Medicaid Payments to Planned Parenthood Clinics in South Carolina Have Stopped, But Questions Remain

Written by Skylar Laird, SC Daily Gazette.

South Carolina’s two Planned Parenthood clinics can no longer accept Medicaid health insurance for non-abortion health care services.

A provision of Republicans’ “big, beautiful” law that barred Medicaid reimbursements to Planned Parenthood for one year took effect in South Carolina on Monday. That’s because a federal judge’s ruling that partially suspended the law elsewhere didn’t apply to the Palmetto State.

Meanwhile, it remains unclear whether the nonprofit can get reimbursed for the visits of about 1,000 Medicaid-covered patients in South Carolina due to a separate lawsuit.

Last month, a U.S. Supreme Court ruling effectively allowed the state to remove Planned Parenthood from its list of approved Medicaid providers, potentially settling a seven-year-old case. But that ruling has yet to take effect.

The nation’s highest court must still send its decision back to a lower court. A judge could decide to simply let Gov. Henry McMaster’s 2018 executive order — which has been blocked by the lawsuit ever since — take effect. Or more legal arguments could be required.

After the June 26 ruling, Planned Parenthood clinics in Columbia and Charleston continued accepting Medicaid for health care services the government insurance program normally would cover, such as cancer screenings, contraceptives, and treatment for sexually transmitted infections. But they haven’t asked the state’s Medicaid agency to get paid for those services, according to Vicki Ringer, a longtime lobbyist for Planned Parenthood in South Carolina.

Since there’s a possibility the judge will let McMaster’s order retroactively take effect with the high court’s ruling, Planned Parenthood doesn’t want to have to pay the state back.

While questions on that case continue, a different federal judge’s ruling on the massive tax-and-spending law signed July 4 by President Donald Trump immediately stopped Planned Parenthood from accepting Medicaid, said spokeswoman Molly Rivera.

That’s because the ruling allowed payments to continue only to clinics that either don’t provide abortions or are parts of regional membership organizations that received no more than $800,000 from Medicaid in 2023. South Carolina’s clinics, which continue to provide abortions as allowed under the state’s 2023 law, met neither of those exceptions.

Planned Parenthood’s attorneys will keep fighting both the federal law’s one-year ban and the state’s executive order, said Susanna Birdsong, an attorney for the nonprofit’s South Atlantic region.

While they involve lawmakers’ decisions seven years apart and separate rulings in different courts, the result is the same — at least, for now.

“They’re pulling at different levers, but the effect is, because we provide abortions, we are not allowed to bill Medicaid for other services we provide,” Birdsong said.

The state Attorney General’s Office did not respond to a request for comment.
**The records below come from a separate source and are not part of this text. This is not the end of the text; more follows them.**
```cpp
#ifdef MCQ_STAMPS
constexpr int kStampSlots = 8, kStampWaves = 1 << 14, kStampKernels = 4;
__device__ unsigned long long g_stamps[kStampKernels * kStampWaves * kStampSlots];
struct Stamps {
    unsigned long long t[kStampSlots];
    __device__ __forceinline__ Stamps() { for (int i = 0; i < kStampSlots; ++i) t[i] = 0; t[0] = __builtin_amdgcn_s_memtime(); }
    __device__ __forceinline__ void at(int k) { asm volatile("s_waitcnt vmcnt(0) lgkmcnt(0)" ::: "memory"); t[k] = __builtin_amdgcn_s_memtime(); }
    __device__ __forceinline__ void flush(int kernel, unsigned wg, int every) {
        if (wg % (unsigned)every != 0 || (threadIdx.x & 63) != 0 || (threadIdx.x >> 6) != 0) return;
        const unsigned slot = (wg / (unsigned)every) & (kStampWaves - 1);
        unsigned long long *d = g_stamps + ((size_t)kernel * kStampWaves + slot) * kStampSlots;
        t[kStampSlots - 1] = __builtin_amdgcn_s_memtime();
        for (int i = 0; i < kStampSlots; ++i) d[i] = t[i];
    }
};
#else
struct Stamps {
    __device__ __forceinline__ void at(int) {}
    __device__ __forceinline__ void flush(int, unsigned, int) {}
};
#endif


template <int N, typename CT>
__device__ __forceinline__ void tf_gram_terms_dense(const float *__restrict__ G, const CT *__restrict__ idx, long B, int K,
                                                    float *__restrict__ gterms, const int *__restrict__ nact, long stride);
template <int N, typename CT>
__device__ __forceinline__ void tf_er_dense(const float *__restrict__ gterms, const float *__restrict__ XC, const CT *__restrict__ idx,
                                            const float *__restrict__ xx, long B, int K, float *__restrict__ E_out,
                                            float *__restrict__ R_out, const int *__restrict__ nact, const int *__restrict__ map,
                                            long stride);

template <int N, typename CT = uint8_t, bool DENSE = false>
__global__ void __launch_bounds__(256)
k_tf_gram_terms(const float *__restrict__ G, const CT *__restrict__ idx, long B, int K, float *__restrict__ gterms,
                const int *__restrict__ nact, long stride) {
    if constexpr (DENSE) { tf_gram_terms_dense<N, CT>(G, idx, B, K, gterms, nact, stride); return; }
    constexpr int VW = 64 / N;
    if (nact) B = *nact;
    const int m = (int)(blockIdx.x % N);
    const long b = ((long)(blockIdx.x / N) * 4 + (threadIdx.x >> 6)) * VW + lane_id() / N;
    const int m2 = lane_id() % N;
    if (b >= B) return;
    const CT *id = idx + b * N;
    const int NK = N * K;
    gterms[(b * N + m) * N + m2] = G[((size_t)(m * K + id[m]) << __builtin_ctz((unsigned)NK)) + m2 * K + id[m2]];
}

template <int N, bool FROM_REG, typename CT = uint8_t>
__device__ __forceinline__ void tf_er_wave(long b, long bx, const CT *__restrict__ id, int e_reg,
                                           const float *__restrict__ gterms, const float *__restrict__ Gdirect,
                                           const float *__restrict__ XC, const float *__restrict__ xx, int K,
                                           float *__restrict__ E_out, float *__restrict__ R_out) {
    constexpr int NT = (N * N + 63) / 64;
    const int lane = lane_id();
    const int NK = N * K;
#define MCQ_ER_CODE(m) (FROM_REG ? __builtin_amdgcn_ds_bpermute((m) << 2, e_reg) : (int)id[FROM_REG ? 0 : (m)])
    float gt[NT];
#pragma unroll
    for (int j = 0; j < NT; ++j) {
        const int t = lane + 64 * j;
        const int tc = t < N * N ? t : 0;
        const float g = Gdirect ? Gdirect[(size_t)((tc / N) * K + MCQ_ER_CODE(tc / N)) * NK + (tc % N) * K + MCQ_ER_CODE(tc % N)]
                                : gterms[b * (N * N) + tc];
        gt[j] = t < N * N ? g : 0.f;
    }
    const int lm = lane < N ? lane : 0;
    const int clm = MCQ_ER_CODE(lm);
#undef MCQ_ER_CODE
    const float xt = lane < N ? XC[(size_t)bx * NK + lm * K + clm] : 0.f;
    const float xxb = xx[bx];
    float gp = gt[0];
#pragma unroll
    for (int j = 1; j < NT; ++j) gp = gp + gt[j];
    const float gsum = wave_sum_butterfly(gp), xsum = wave_sum_butterfly(xt);
    const float E = (gsum - 2.0f * xsum) + xxb;
    const int n = lane < N ? lane : 0;
    float col = 0.f, gnn = 0.f;
#pragma unroll
    for (int m = 0; m < N; ++m) {
        const float v = shfl_f(gt[(m * N) / 64], (m * N + n) & 63);
        col = (m == 0) ? v : col + v;
        if (m == n) gnn = v;
    }
    const float xo = col - xt;
    const float Rv = (E - 2.0f * xo) + gnn;
    if (lane < N) R_out[b * N + lane] = Rv;
    if (lane == 0) E_out[b] = E;
}

template <int N, typename CT = uint8_t, bool DENSE = false>
__global__ void __launch_bounds__(256)
k_tf_er(const float *__restrict__ gterms, const float *__restrict__ XC, const CT *__restrict__ idx,
        const float *__restrict__ xx, long B, int K, float *__restrict__ E_out, float *__restrict__ R_out,
        const int *__restrict__ nact, const int *__restrict__ map, const float *__restrict__ Gdirect, long stride) {
    if constexpr (DENSE) { tf_er_dense<N, CT>(gterms, XC, idx, xx, B, K, E_out, R_out, nact, map, stride); return; }
    if (nact) B = *nact;
    const long b = (long)blockIdx.x * 4 + (threadIdx.x >> 6);
    if (b >= B) return;
    const long bx = map ? (long)map[b] : b;
    tf_er_wave<N, false, CT>(b, bx, idx + b * N, 0, gterms, Gdirect, XC, xx, K, E_out, R_out);
}

constexpr int tf_gram_planes(int N) { return N / 2 + 1; }

template <int N>
__device__ __forceinline__ int tf_gram_plane(int m, int n) {
    const int d = (n - m) & (N - 1);
    const bool own = d < N / 2 || (d == N / 2 && m < N / 2);
    return own ? m * tf_gram_planes(N) + d : n * tf_gram_planes(N) + (N - d);
}

template <int NW>
__device__ __forceinline__ int tf_code_at(const uint32_t (&w)[NW], int j) {
    uint32_t x = w[0];
#pragma unroll
    for (int i = 1; i < NW; ++i) x = (j >> 2) == i ? w[i] : x;
    return (int)((x >> ((j & 3) * 8)) & 0xffu);
}

template <int N, typename CT>
__device__ __forceinline__ void tf_gram_terms_dense(const float *__restrict__ G, const CT *__restrict__ idx, long B, int K,
                                                    float *__restrict__ gterms, const int *__restrict__ nact, long stride) {
    static_assert(sizeof(CT) == 1 && (N == 4 || N == 8 || N == 16), "the dense form: 4, 8 or 16 codebooks of one-byte entries");
    constexpr int NW = N / 4, ND = tf_gram_planes(N);
    if (nact) B = *nact;
    const int m = (int)(blockIdx.x % N);
    const long b = (long)(blockIdx.x / N) * 256 + threadIdx.x;
    if (b >= B) return;
    const uint32_t *src = static_cast<const uint32_t *>(__builtin_assume_aligned(idx + b * N, N));
    uint32_t w[NW];
#pragma unroll
    for (int i = 0; i < NW; ++i) w[i] = src[i];
    const size_t NK = (size_t)N * K;
    const float *row = G + (size_t)(m * K + tf_code_at<NW>(w, m)) * NK;
    const bool half = m < N / 2;
    float g[ND];
#pragma unroll
    for (int d = 0; d < ND; ++d) {
        const int m2 = (m + d) & (N - 1);
        g[d] = (d < N / 2 || half) ? row[m2 * K + tf_code_at<NW>(w, m2)] : 0.f;
    }
#pragma unroll
    for (int d = 0; d < ND; ++d)
        if (d < N / 2 || half) gterms[(size_t)(m * ND + d) * stride + b] = g[d];
}

template <int N, typename CT>
__device__ __forceinline__ void tf_er_dense(const float *__restrict__ gterms, const float *__restrict__ XC, const CT *__restrict__ idx,
                                            const float *__restrict__ xx, long B, int K, float *__restrict__ E_out,
                                            float *__restrict__ R_out, const int *__restrict__ nact, const int *__restrict__ map,
                                            long stride) {
    static_assert(sizeof(CT) == 1 && (N == 4 || N == 8 || N == 16), "the dense form: 4, 8 or 16 codebooks of one-byte entries");
    constexpr int VW = 64 / N;
    constexpr int RS = 64 / N;
    if (nact) B = *nact;
    const int lane = lane_id(), n = lane % N;
    const long b = ((long)blockIdx.x * 4 + (threadIdx.x >> 6)) * VW + lane / N;
    if (b >= B) return;
    const long bx = map ? (long)map[b] : b;
    const float xt = XC[(size_t)bx * N * K + n * K + idx[b * N + n]];
    const float xxb = xx[bx];
    float g[N];
#pragma unroll
    for (int m = 0; m < N; ++m) g[m] = gterms[(size_t)tf_gram_plane<N>(m, n) * stride + b];
    float p[RS];
#pragma unroll
    for (int r = 0; r < RS; ++r) {
        p[r] = r < N ? g[r] : 0.f;
#pragma unroll
        for (int m = r + RS; m < N; m += RS) p[r] = p[r] + g[m];
    }
#pragma unroll
    for (int h = RS / 2; h >= 1; h >>= 1)
#pragma unroll
        for (int r = 0; r < h; ++r) p[r] = p[r] + p[r + h];
    float gsum = p[0], xsum = xt;
#pragma unroll
    for (int s = 32; s >= N; s >>= 1) xsum = xsum + 0.f;
#pragma unroll
    for (int s = N / 2; s >= 1; s >>= 1) {
        gsum = gsum + __shfl_xor(gsum, s, 64);
        xsum = xsum + __shfl_xor(xsum, s, 64);
    }
    const float E = (gsum - 2.0f * xsum) + xxb;
    float col = g[0], gnn = g[0];
#pragma unroll
    for (int m = 1; m < N; ++m) {
        col = col + g[m];
        gnn = (m == n) ? g[m] : gnn;
    }
    const float xo = col - xt;
    R_out[b * N + n] = (E - 2.0f * xo) + gnn;
    if (n == 0) E_out[b] = E;
}

template <int K, int N>
__device__ __forceinline__ void
tf_stage0_body(unsigned bid, unsigned vgrid, const float *__restrict__ G, const float *__restrict__ XC, const tf_code_of<K> *__restrict__ idx,
               const float *__restrict__ R, const float *__restrict__ Q, long B, int keep,
               tf_code_of<K> *__restrict__ ent_out, float *__restrict__ S_out, tf_code_of<K> *__restrict__ idx_final ,
               const int *__restrict__ nact, const int *__restrict__ map) {
    using CT = tf_code_of<K>;
    constexpr int CB = (int)sizeof(CT);
    constexpr int VPL = (K >= 64) ? K / 64 : 1;
    constexpr int NK = N * K;
    constexpr int CH = (N - 1 < 8) ? (N > 1 ? N - 1 : 1) : 8;
    __shared__ u64 sel[4][kSelectLdsU64];
    Stamps stp;
    if (nact) B = *nact;
    int n;
    long b;
    if constexpr (N > 8) {
        const unsigned per_phase = vgrid / (N / 8);
        const unsigned ph = bid / per_phase, r = bid - ph * per_phase;
        n = (int)(r & 7u) + 8 * (int)ph;
        b = (long)(r >> 3) * 4 + (threadIdx.x >> 6);
    } else {
        n = bid & (N - 1);
        b = (long)(bid / N) * 4 + (threadIdx.x >> 6);
    }
    if (b >= B) return;
    const int lane = lane_id();
    const bool act = VPL * lane < K;
    const int k0 = act ? VPL * lane : 0;
    const CT *id = idx + b * N;
    const float *xc = XC + ((size_t)(map ? (long)map[b] : b) * NK + n * K + k0);
    const float *q = Q + n * K + k0;
    float xcv[VPL], qv[VPL];
    if constexpr (VPL == 4) {
        const f32x4 x4 = __builtin_nontemporal_load(reinterpret_cast<const f32x4 *>(xc)), q4 = *reinterpret_cast<const f32x4 *>(q);
#pragma unroll
        for (int i = 0; i < 4; ++i) { xcv[i] = x4[i]; qv[i] = q4[i]; }
    } else if constexpr (VPL % 4 == 0) {
#pragma unroll
        for (int i4 = 0; i4 < VPL / 4; ++i4) {
            const f32x4 x4 = reinterpret_cast<const f32x4 *>(xc)[i4], q4 = reinterpret_cast<const f32x4 *>(q)[i4];
#pragma unroll
            for (int i = 0; i < 4; ++i) { xcv[4 * i4 + i] = x4[i]; qv[4 * i4 + i] = q4[i]; }
        }
    } else {
#pragma unroll
        for (int i = 0; i < VPL; ++i) { xcv[i] = xc[i]; qv[i] = q[i]; }
    }
    const float Rv = R[(long)__builtin_amdgcn_readfirstlane((int)b) * N + n];
    __builtin_amdgcn_sched_barrier(0);
    unsigned long long iw[N * CB >= 8 ? N * CB / 8 : 1];
    if constexpr (N * CB >= 8) {
        const unsigned long long *ip =
            reinterpret_cast<const unsigned long long *>(idx) + (size_t)__builtin_amdgcn_readfirstlane((int)b) * (N * CB / 8);
#pragma unroll
        for (int q8 = 0; q8 < N * CB / 8; ++q8) iw[q8] = ip[q8];
    }
    auto code = [&](int m) -> int {
        if constexpr (N * CB >= 8) return (int)((iw[(m * CB) >> 3] >> (8 * ((m * CB) & 7))) & (CB == 1 ? 0xffull : 0xffffull));
        else return (int)id[m];
    };
    float t[VPL];
#pragma unroll
    for (int i = 0; i < VPL; ++i) t[i] = 0.f;
#pragma unroll
    for (int j0 = 0; j0 < N - 1; j0 += CH) {
        float gv[CH][VPL];
#pragma unroll
        for (int u = 0; u < CH; ++u) {
            const int j = j0 + u < N - 1 ? j0 + u : N - 2;
            const int m = j < n ? j : j + 1;
            const float *p = G + ((size_t)(m * K + code(m)) * NK + n * K + k0);
            if constexpr (VPL % 4 == 0) {
#pragma unroll
                for (int i4 = 0; i4 < VPL / 4; ++i4) {
                    const f32x4 t4 = reinterpret_cast<const f32x4 *>(p)[i4];
#pragma unroll
                    for (int i = 0; i < 4; ++i) gv[u][4 * i4 + i] = t4[i];
                }
            } else {
#pragma unroll
// ... 951 lines not shown
```

Before: 14.88 million vectors/s.

## Fuse stream compaction into the dense E/R kernel and skip unchanged rows

For large one-byte batches with active-set skipping, the separate compaction kernel is replaced by a retiring E/R kernel. It compares new and old codes, writes finished codes straight to the output, and packs the changed vectors' indices, map entries and E/R into compacted slots using a ballot and an atomic counter. The gram-term kernel also skips unchanged vectors. The goal is to avoid one launch and the compaction pass over E/R, and to avoid gathering gram terms for converged vectors. In exchange it adds a block-wide atomic, extra __syncthreads, and packed-slot order that differs from the prefix-ordered compaction.

Result: no change. 14.79 million vectors/s (-0.6%).

```diff
diff --git a/quantization_amd/csrc/mcq_api.hip b/quantization_amd/csrc/mcq_api.hip
--- a/quantization_amd/csrc/mcq_api.hip
+++ b/quantization_amd/csrc/mcq_api.hip
@@ -410,18 +410,35 @@
             if (!direct) {
                 const long per = DENSE ? 256 : VG;
                 hipLaunchKernelGGL((k_tf_gram_terms<NN, CT, DENSE>), dim3((unsigned)(((B + per - 1) / per) * NN)), block, 0, st, G, idx, B, K,
-                                   gterms, nact, stride);
+                                   gterms, nact, stride, static_cast<const CT *>(nullptr));
                 if (const int rc = counted_launch_rc()) return rc;
                 if constexpr (DENSE) {
                     hipLaunchKernelGGL((k_tf_er<NN, CT, true>), dim3((unsigned)((B + VG - 1) / VG)), block, 0, st, gterms, XC, idx, xx, B, K,
-                                       E, R, nact, map, static_cast<const float *>(nullptr), stride);
+                                       E, R, nact, map, static_cast<const float *>(nullptr), stride, TfRetire{});
                     return counted_launch_rc();
                 }
             }
             hipLaunchKernelGGL((k_tf_er<NN, CT>), grid, block, 0, st, gterms, XC, idx, xx, B, K, E, R, nact, map,
-                               direct ? G : static_cast<const float *>(nullptr), stride);
+                               direct ? G : static_cast<const float *>(nullptr), stride, TfRetire{});
             return counted_launch_rc();
         }
+    });
+}
+
+int launch_tf_er_retire(int N, const float *G, const float *XC, const uint8_t *idx, const float *xx, long B, int K, float *E, float *R,
+                        float *gterms, long stride, const int *nact, const int *map, const TfRetire &rt, hipStream_t st) {
+    const dim3 block(256);
+    const bool direct = B <= 8192;
+    return pick<4, 8, 16>(N, [&](auto nn) {
+        constexpr int NN = nn, VG = 4 * (64 / NN);
+        if (!direct) {
+            hipLaunchKernelGGL((k_tf_gram_terms<NN, uint8_t, true, true>), dim3((unsigned)(((B + 255) / 256) * NN)), block, 0, st, G, idx, B, K,
+                               gterms, nact, stride, rt.idx_old);
+            if (const int rc = counted_launch_rc()) return rc;
+        }
+        hipLaunchKernelGGL((k_tf_er<NN, uint8_t, true, true>), dim3((unsigned)((B + VG - 1) / VG)), block, 0, st, gterms, XC, idx, xx, B, K,
+                           E, R, nact, map, direct ? G : static_cast<const float *>(nullptr), stride, rt);
+        return counted_launch_rc();
     });
 }
 
@@ -508,6 +525,11 @@
 inline long lazy_tables_min() {
     const char *v = getenv("MCQ_LAZY_TABLES_MIN");
     return v ? atol(v) : kLazyTablesMin;
+}
+constexpr long kErCompactMin = 16384;
+inline long er_compact_min() {
+    const char *v = getenv("MCQ_ER_COMPACT_MIN");
+    return v ? atol(v) : kErCompactMin;
 }
 
 template <typename CT>
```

Medicaid doesn’t pay for abortions in South Carolina except in cases of rape, incest or to save a patient’s life. However, under the 2023 state law, abortions remain legal until an ultrasound first detects cardiac activity. The state Supreme Court’s most recent ruling in May upholding that law kept the ban at six weeks of pregnancy.

Despite the imminent loss of funding, the state’s clinics aren’t in danger of closing, Ringer said.

Because South Carolina never expanded Medicaid eligibility as the 2010 federal health care law intended, the reimbursements for procedures covered under Medicaid were already relatively low. So, the clinics didn’t depend on them to keep operating, she said.

The nonprofit’s bigger concern is how Medicaid patients will get care if they can’t go to Planned Parenthood’s two clinics in South Carolina. Not all doctors accept Medicaid as insurance, and those who do often have long waits, Ringer said.

She stressed that Medicaid patients can continue visiting Planned Parenthood and using its income-based payment system to get low-cost treatments.

However, their government-provided insurance will no longer cover the visits.

Leaders for the nonprofit have vowed to continue serving patients and finding ways to challenge the governor’s decision.

The U.S. Supreme Court’s ruling last month — that patients don’t have the right to sue to see the provider of their choice — was technical. But other legal questions remain, Birdsong said.

The decision “doesn’t foreclose other possible ways to challenge the executive order,” Birdsong said.